Through My Eyes: School Shootings

Story by Lucy Smithwick, Online Managing Editor

In this day and age, it’s not uncommon to hear about a school shooting. Even though it’s a scary thing that students are all aware of, you would never expect it to happen in your city, much less a place just 15 minutes away.

The shooting at Butler High was a shock. Making headlines early Monday morning on Oct. 26, this tragedy affected the community of East Meck as well as Charlotte, as a whole.

I was sitting in my first period class, when at around 8:30 P.M., I received a text from my sister saying, “There was just a shooting at Butler. [Butler is] on lockdown now and the person who was shot is at the hospital. Our teacher interrupted class to tell us that.”

By third period, around 10:45 P.M., the news had been spread throughout the school. It seemed as though everyone at East was wondering if another person had heard about it or if they had heard any updates.

At many Charlotte high schools, student-on-student violence is common and most students have witnessed at least one fight of some form, either verbal or physical. This altercation was originally intended to just be a physical fist fight, but one had other plans.

When the two students, Bobby McKeithen and Jatwan Craig Cuffie, began to fight, other students gathered around to watch, many taking videos of what was going on. Then a shot sounded throughout the hall, sending students running. McKeithen was rushed to the hospital, where he passed away in surgery.

Although it wasn’t your usual ‘guy brings gun to school, shoots at least one person, makes a run for it and it makes national news’ circumstance, it involved a tragedy within a school, a gun, a student being shot and some local news coverage about it. In this case, the debate of whether it counts as a shooting can come into play. I say it does.

If a gun gets brought into a school and is fired, it is a school shooting. There are different types and factors that can be accounted for, but that’s the general meaning. And since we live in the 21st century, most people have heard on the news about some major shooting.

Students from the late 1990s had the Columbine High School massacre to influence their lives and how they go about it. Students from the 2010s had the Sandy Hook Elementary School shooting to shape their minds. Finally, students from now, the late 2010s, had the Marjory Stoneman Douglas (MSD) High School shooting.

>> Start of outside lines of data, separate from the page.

@@ -94,53 +26,12 @@
     return v[0];
 }
 
-__device__ __forceinline__ uint32_t align1024(uint32_t a) { return (a + 1023u) & ~1023u; }
-
 __device__ __forceinline__ void load_acc32(const float *src, uint32_t (&r)[32]) {
 #pragma unroll
     for (int j = 0; j < 8; ++j) {
         const uint4 v = reinterpret_cast<const uint4 *>(src)[j];
         r[4 * j] = v.x; r[4 * j + 1] = v.y; r[4 * j + 2] = v.z; r[4 * j + 3] = v.w;
     }
-}
-
-struct EpiRow {
-    long long mo;
-    int m;
-    bool rvalid, hole;
-    float inv;
-    float dscale[TC_MAX_PARTS];
-};
-
-template <int MODE>
-__device__ __forceinline__ EpiRow tc_epi_row(const TcParams &P, int m, bool renorm = true) {
-    EpiRow er;
-    er.m = m;
-    er.rvalid = m < P.m_total;
-    er.inv = 0.f;
-    er.hole = false;
-    er.mo = m;
-    int en = 0, eh = 0, ew = 0;
-    if (MODE == 1 && er.rvalid) {
-        en = m / (P.h * P.w); const int rem = m - en * P.h * P.w; eh = rem / P.w; ew = rem - eh * P.w;
-        eh = eh * P.sub + P.py; ew = ew * P.sub + P.px;
-        er.mo = (static_cast<long long>(en) * P.fh + eh) * P.fw + ew;
-    }
-    if (MODE == 0 && er.rvalid && renorm) {
-        const float s = P.msum ? P.msum[er.mo] : 1.f;
-        er.hole = (s == 0.f) && !P.no_guard;
-        er.inv = er.hole ? 0.f : 1.0f / s;
-    }
-#pragma unroll
-    for (int p = 0; p < TC_MAX_PARTS; ++p) {
-        er.dscale[p] = 1.f;
-        if (MODE == 1 && p < P.nparts) {
-            const TcPart &pt = P.parts[p];
-            if (er.rvalid && pt.dx != nullptr && pt.mask != nullptr)
-                er.dscale[p] = pt.mask[(static_cast<long long>(en) * (P.fh >> pt.mup) + (eh >> pt.mup)) * (P.fw >> pt.mup) + (ew >> pt.mup)] ? 1.f : 0.f;
-        }
-    }
-    return er;
 }
 
 template <int BLOCK_N, int MODE>
@@ -228,20 +119,6 @@
 }
 
 template <int BLOCK_N>
-__device__ __forceinline__ void tc_stats_flush(const TcParams &P, float *s_stat, int lane, int n0, int cb, int ce, int sq_off) {
-    __syncwarp();
-    for (int c0 = cb; c0 < ce; c0 += 32) {
-        const int co = n0 + c0 + lane;
-        if (co < P.bn_c) {
-            atomicAdd(P.bn_sums + co, static_cast<double>(s_stat[c0 - cb + lane]));
-            atomicAdd(P.bn_sums + P.bn_c + co, static_cast<double>(s_stat[sq_off + c0 - cb + lane]));
-        }
-        s_stat[c0 - cb + lane] = 0.f; s_stat[sq_off + c0 - cb + lane] = 0.f;
-    }
-    __syncwarp();
-}
-
-template <int BLOCK_N>
 struct EpiRole {
     static constexpr int HN = (BLOCK_N >= 64) ? BLOCK_N / 2 : BLOCK_N;
     int q, half, cb, ce;
@@ -278,28 +155,7 @@
     ptx::named_sync(1 + g, 128);
 }
 
-template <int BLOCK_N>
-__device__ __forceinline__ void tc_stats_final(const TcParams &P, const float *stat_base, int w, int lane, int stat_n0) {
-    for (int col = w * 32 + lane; col < BLOCK_N; col += EPI_WARPS * 32) {
-        const int co = stat_n0 + col;
-        if (co < P.bn_c) {
-            float a = 0.f, q = 0.f;
-#pragma unroll
-            for (int w4 = 0; w4 < EPI_WARPS; ++w4) { a += stat_base[w4 * EPI_STAT_SLICE + col]; q += stat_base[w4 * EPI_STAT_SLICE + EPI_STAT_SQ + col]; }
-            atomicAdd(P.bn_sums + co, static_cast<double>(a));
-            atomicAdd(P.bn_sums + P.bn_c + co, static_cast<double>(q));
-        }
-    }
-}
-
-template <int R> __device__ __forceinline__ void zero_acc(float (&a)[R]) {
-#pragma unroll
-    for (int i = 0; i < R; ++i) a[i] = 0.f;
-}
-
 constexpr int PERSIST_THREADS = 4 * 32 + MMA_THREADS + 32;
-constexpr int MAX_RING = 8;
-
 template <int BLOCK_N, int MODE>
 __global__ void __launch_bounds__(PERSIST_THREADS, 1)
 pconv_tc_persistent_kernel(const __grid_constant__ TcParams P, const __grid_constant__ CUtensorMap tmap_w) {
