Measured before the change: 91.89.

## Store frontier ranks class-relative to drop the high-byte array for wide inputs

For wide inputs where every class fits in 32 bits, the frontier step now writes class-relative ranks without the C[c] offset. That removes the 2-byte hi array writes and reads after the first step. The next step restores the absolute rank by adding C[class], which it picks from the segment index. This saves frontier memory traffic and allocation but adds a per-element class lookup, plus more template instantiations and a launch counter for observability.

```diff
diff --git a/bwt-merge_amd/__init__.py b/bwt-merge_amd/__init__.py
--- a/bwt-merge_amd/__init__.py
+++ b/bwt-merge_amd/__init__.py
@@ -1,7 +1,7 @@
 from . import build as _build
 from . import capi
 from .capi import (Builder, BwtmError, Context, Group, HostBuffer, Index, Locator, Part, host_index, partition_cuts_host, window_blocks, RankArray, Slice, device_bytes_peak, fold_offsets, merged_records, slice_bounds, slice_bounds_equal, init, interleave,
-                   make_default_current, merge, merge_consume, merge_host, merge_host_pipelined, merge_host_streamed, assemble_pieces, upload_begin, RESULT_ON_DEVICE, pool_stats, pool_poison_stats, profile_enable, profile_only, profile_read, profile_reset,
+                   make_default_current, merge, merge_consume, merge_host, merge_host_pipelined, merge_host_streamed, assemble_pieces, upload_begin, RESULT_ON_DEVICE, pool_stats, pool_poison_stats, profile_enable, profile_only, profile_read, profile_reset, frontier_step_forms,
                    ra_buffer_bytes, synchronize, trim, tune)
 
 
diff --git a/bwt-merge_amd/capi.py b/bwt-merge_amd/capi.py
--- a/bwt-merge_amd/capi.py
+++ b/bwt-merge_amd/capi.py
@@ -1204,6 +1204,14 @@
     check(lib().bwtm_profile_reset())
 
 
+def frontier_step_forms():
+    f = lib().bwtm_frontier_step_forms
+    f.restype = C.c_int; f.argtypes = [p_u64]
+    n = (u64 * 3)()
+    check(f(n))
+    return tuple(int(v) for v in n)
+
+
 def profile_read():
     cap = 64
     names = (C.c_char_p * cap)()
diff --git a/bwt-merge_amd/csrc/api/context.hip.h b/bwt-merge_amd/csrc/api/context.hip.h
--- a/bwt-merge_amd/csrc/api/context.hip.h
+++ b/bwt-merge_amd/csrc/api/context.hip.h
@@ -49,6 +49,7 @@
   u64 stream_stage_cap[4] = {0, 0, 0, 0};
   u64* host_scratch = nullptr;
   u64 scan1_tiles = 0, pull_scan1_tiles = 0;
+  u64 step_forms[3] = {0, 0, 0};
 };
 
 namespace
@@ -71,6 +72,7 @@
   long long search_view = 0;
 #endif
   long long frontier_stage_out = 1;
+  long long frontier_rel = 1;
   long long frontier_parts = 0;
   long long part_capacity = 0;
   long long recs_uniform = 0;
@@ -248,8 +250,17 @@
 #define LAUNCH_LDS(name, kernel, grid, block, lds, ...) LAUNCH_CFG(name, kernel, grid, 1, block, lds, __VA_ARGS__)
 #define LAUNCH2D(name, kernel, gridx, gridy, block, ...) LAUNCH_CFG(name, kernel, gridx, gridy, block, 0, __VA_ARGS__)
 #define LAUNCH_STEP(name, EMIT, HI, VIEW, PULL, grid, ...) do { \
+  CTX.step_forms[0]++; \
   if(g_tune.frontier_stage_out) { LAUNCH(name, (k_frontier_step<EMIT, HI, VIEW, PULL, true>), grid, FR_BLOCK, __VA_ARGS__); } \
   else { LAUNCH(name, (k_frontier_step<EMIT, HI, VIEW, PULL, false>), grid, FR_BLOCK, __VA_ARGS__); } } while(0)
+#define LAUNCH_STEP_FORM(name, EMIT, HI, REL, grid, ...) do { \
+  CTX.step_forms[REL]++; \
+  if(g_tune.frontier_stage_out) { LAUNCH(name, (k_frontier_step<Rel<REL>, EMIT, HI, true>), grid, FR_BLOCK, __VA_ARGS__); } \
+  else { LAUNCH(name, (k_frontier_step<Rel<REL>, EMIT, HI, false>), grid, FR_BLOCK, __VA_ARGS__); } } while(0)
+#define LAUNCH_STEP_REL(name, EMIT, HI, rel, grid, ...) do { \
+  if((rel) == 2) { LAUNCH_STEP_FORM(name, EMIT, false, 2, grid, __VA_ARGS__); } \
+  else if((rel) == 1) { LAUNCH_STEP_FORM(name, EMIT, HI, 1, grid, __VA_ARGS__); } \
+  else { LAUNCH_STEP(name, EMIT, HI, false, false, grid, __VA_ARGS__); } } while(0)
 
 
 u64 VMM_CHUNK = 1024ull << 20;
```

Each one was devastating as the next, all including innocent students and teachers being killed, creating monuments of people too young to need to be remembered for their death. Heroes were made of people who were just doing their jobs to protect their students, such as Coach Aaron Feis who died shielding students from gunfire at MSD.

He was the assistant football coach at the school at the time of the tragedy, and when he heard that there were shots, his first instinct was to protect the students. With many teachers, however, there’s another response.

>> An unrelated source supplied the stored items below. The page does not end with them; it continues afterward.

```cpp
int lgcn_sched_create(void* const* aux_streams, int32_t n_aux, lgcn_sched_t** out) {
    if (!out || n_aux < 1 || n_aux > 7 || !aux_streams) return LGCN_EINVAL;
    for (int i = 0; i < n_aux; ++i)
        if (!aux_streams[i]) return LGCN_EINVAL;
    lgcn_sched* sc = new (std::nothrow) lgcn_sched();
    EventPool* pool = new (std::nothrow) EventPool();
    if (!sc || !pool) {
        delete sc;
        delete pool;
        return LGCN_EINVAL;
// ... 152 lines not shown
            ep.prev0 = emb;
            for (int i = 0; i + 1 < K; ++i) ep.prev_dense[i] = layer_bufs_host[i];
            ep.ld_prev = d;
            y = out;
        }
        if (ev_host) {
            if (int e = herr(hipEventRecord((hipEvent_t)ev_host[2 * (k - 1)], s))) return e;
        }
        if (int e = plan_layer(rowptr, edges, row_ids, n, *plan, x, 1.f, nullptr, y, d, d, ep,
                               sched, s))
            return e;
        if (ev_host) {
            if (int e = herr(hipEventRecord((hipEvent_t)ev_host[2 * (k - 1) + 1], s))) return e;
        }
    }
    return 0;
}

int lgcn_propagate_forward_sides(const int32_t* rowptr, const lgcn_edge_t* edges,
                                 const int32_t* row_ids, const lgcn_sides_t* sides,
                                 const lgcn_hub_plan_t* plans, lgcn_rows_t emb, int32_t d,
                                 int32_t K, float* const* layer_bufs_host, float* out,
                                 const lgcn_sched_t* sched, void* stream) {
    return lgcn_propagate_forward_sides_lean(rowptr, edges, row_ids, sides, plans, nullptr, emb, d,
                                             K, layer_bufs_host, out, sched, stream);
}

int lgcn_propagate_forward_sides_lean(const int32_t* rowptr, const lgcn_edge_t* edges,
                                      const int32_t* row_ids, const lgcn_sides_t* sides,
                                      const lgcn_hub_plan_t* plans, const lgcn_lean_t* lean,
                                      lgcn_rows_t emb, int32_t d, int32_t K,
                                      float* const* layer_bufs_host, float* out,
                                      const lgcn_sched_t* sched, void* stream) {
    const int32_t n = sides ? sides->n : -1;
    if (int e = valid_geom(n, d)) return e;
    if (K < 0 || K - 1 > LGCN_MAX_LAYERS || !out) return K < 0 || !out ? LGCN_EINVAL : LGCN_ETOOMANY;
    if (K > 1 && !layer_bufs_host) return LGCN_EINVAL;
    hipStream_t s = S(stream);
    if (K == 0) return scale_rows(emb, n, d, 1.0f, out, d, s);
    if (int e = check_sides(rowptr, row_ids, n, sides, plans)) return e;
    auto layer = [&](int k) {
        LayerIO io;
        memset(&io, 0, sizeof(io));
        io.x = (k == 1) ? emb : dense_rows(layer_bufs_host[k - 2], n, d);
        io.xdiv = 1.f;
        if (k < K) {
            io.ep.mode = LGCN_EPI_STORE;
            io.y = layer_bufs_host[k - 1];
        } else {
            io.ep.mode = LGCN_EPI_MEAN;
            io.ep.n_prev = K;
            io.ep.div = (float)(K + 1);
            io.ep.prev0 = emb;
            for (int i = 0; i + 1 < K; ++i) io.ep.prev_dense[i] = layer_bufs_host[i];
            io.ep.ld_prev = d;
            io.y = out;
        }
        return io;
    };
    if (lean) {
        const int32_t b[kSegs + 1] = {0, sides->class_end[0], sides->class_end[1], sides->split, n};
        for (int g = 0; g < kSegs; ++g)
            if (lean->empty_tail[g] < 0 || lean->empty_tail[g] > b[g + 1] - b[g])
                return LGCN_EINVAL;
    }
    return run_sides(rowptr, edges, row_ids, *sides, plans, d, K, layer, sched, s,
                     lean ? lean->empty_tail : nullptr);
}

int lgcn_propagate_backward_sides(const int32_t* rowptr, const lgcn_edge_t* edges,
                                  const int32_t* row_ids, const lgcn_sides_t* sides,
                                  const lgcn_hub_plan_t* plans, lgcn_rows_t grad_out,
                                  const uint32_t* grad_nz, int32_t d, int32_t K, float* work_h,
                                  float* grad_e0, const lgcn_sched_t* sched, void* stream) {
    const int32_t n = sides ? sides->n : -1;
    if (int e = valid_geom(n, d)) return e;
    if (K < 0 || !grad_out.p0 || !grad_e0) return LGCN_EINVAL;
    hipStream_t s = S(stream);
    if (K == 0) return scale_rows(grad_out, n, d, 1.0f, grad_e0, d, s);
    if (K > 1 && !work_h) return LGCN_EINVAL;
    if (int e = check_sides(rowptr, row_ids, n, sides, plans)) return e;
    auto out_of = [&](int k) { return ((K - k) % 2 == 0) ? grad_e0 : work_h; };
    auto layer = [&](int k) {
        LayerIO io;
        memset(&io, 0, sizeof(io));
        io.x = k == 1 ? grad_out : dense_rows(out_of(k - 1), n, d);
        io.xdiv = k == 1 ? (float)(K + 1) : 1.f;
        io.x_nz = k == 1 ? grad_nz : nullptr;
        io.y = out_of(k);
        io.ep.mode = LGCN_EPI_ADD;
// ... 44 lines not shown
```

### gcn_recommendation_amd/csrc/lgcn_kernels.h

```cpp
#pragma once
#include <hip/hip_runtime.h>
#include <hipcub/hipcub.hpp>

#include <stdint.h>
#include <string.h>

#include "lgcn.h"


namespace lgcn_detail {
extern int g_rows_per_group;
extern int g_unroll;
extern int g_mean_prefetch;
extern int g_min_groups;

struct LayerArgs {
    const int32_t* rowptr;
    const lgcn_edge_t* edges;
    const int32_t* row_ids;
    int32_t n_rows, thr;
    const lgcn_hub_item_t* items;
    int32_t n_items;
    float* partials;
    lgcn_rows_t x;
// ... 536 lines not shown

template <typename V, int G, int NV>
__global__ __launch_bounds__(kBlock) void k_mean_empty(const int32_t* __restrict__ row_ids,
                                                       int32_t n_rows, lgcn_rows_t e0, int32_t dW,
                                                       float div, int32_t inv_bits,
                                                       float* __restrict__ y, int64_t ldy) {
    using T = VT<V>;
    constexpr int RPB = kBlock / G;
    const int lane = threadIdx.x & (G - 1);
    const int64_t slot = (int64_t)blockIdx.x * RPB + threadIdx.x / G;
    if (slot >= n_rows) return;
    const int32_t row = row_ids[slot];
    const float* xr = seg_row(e0, row);
#pragma unroll
    for (int q = 0; q < NV; ++q) {
        const int c = lane + q * G;
        if (c < dW)
            store_out<V>(y + (int64_t)row * ldy + c * T::W,
                         div_exact<V>(T::add(load_stream<V>(xr + c * T::W), T::zero()), div,
                                      inv_bits));
    }
}
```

After the MSD shooting, East’s security was increased. A few days after that, we had a lockdown due to a robbery across the street from school. It happened earlier in the morning than students were used to, and so it was a surprise to many. Kids ran into the nearest classrooms for safety, but because of the panic, some were locked out by frightened teachers.

After learning that it was just a precautionary measure and not an actual shooting, the reactions to the rejections of safety cooled down, but not by much. Students were shocked to hear that if it were a lockdown without warning, some teachers would think of themselves first and do the minimum for others.

Charlotte-Mecklenburg Schools policy calls for the doors not being opened once their closed when the school is on lockdown, but it also states that “Before locking doors, staff must first visually check hallways and restrooms. If other staff or properly identified visitors are in the hall, move them quickly into your own room and lock the door.”

Of course, it’s human nature to protect oneself before going to others, but I feel that as teachers, it’s their duty to do the most that they mentally can to keep kids out of danger, even if it’s simply keeping their door open for a few more seconds or making sure no one is in the hall. Coach Feis did the maximum and became a hero for it, but if a teacher called kids into their already-full room, they could save lives.

I’m not asking for adults to risk their lives, just that they treat their students like their lives do, in fact, matter. This can help those whose social mentalities are already not in the best place, those who are already struggling with their school work and those who have tough home lives.

School shootings are tragedies that happen too often and should be reduced. Teachers protecting their school and students is just one way. Seeking out help for students who seem troubled and as if they’re at risk is another. Overall attempting to keep the school as a safe and trustworthy environment for all should be the major goal in teacher’s minds.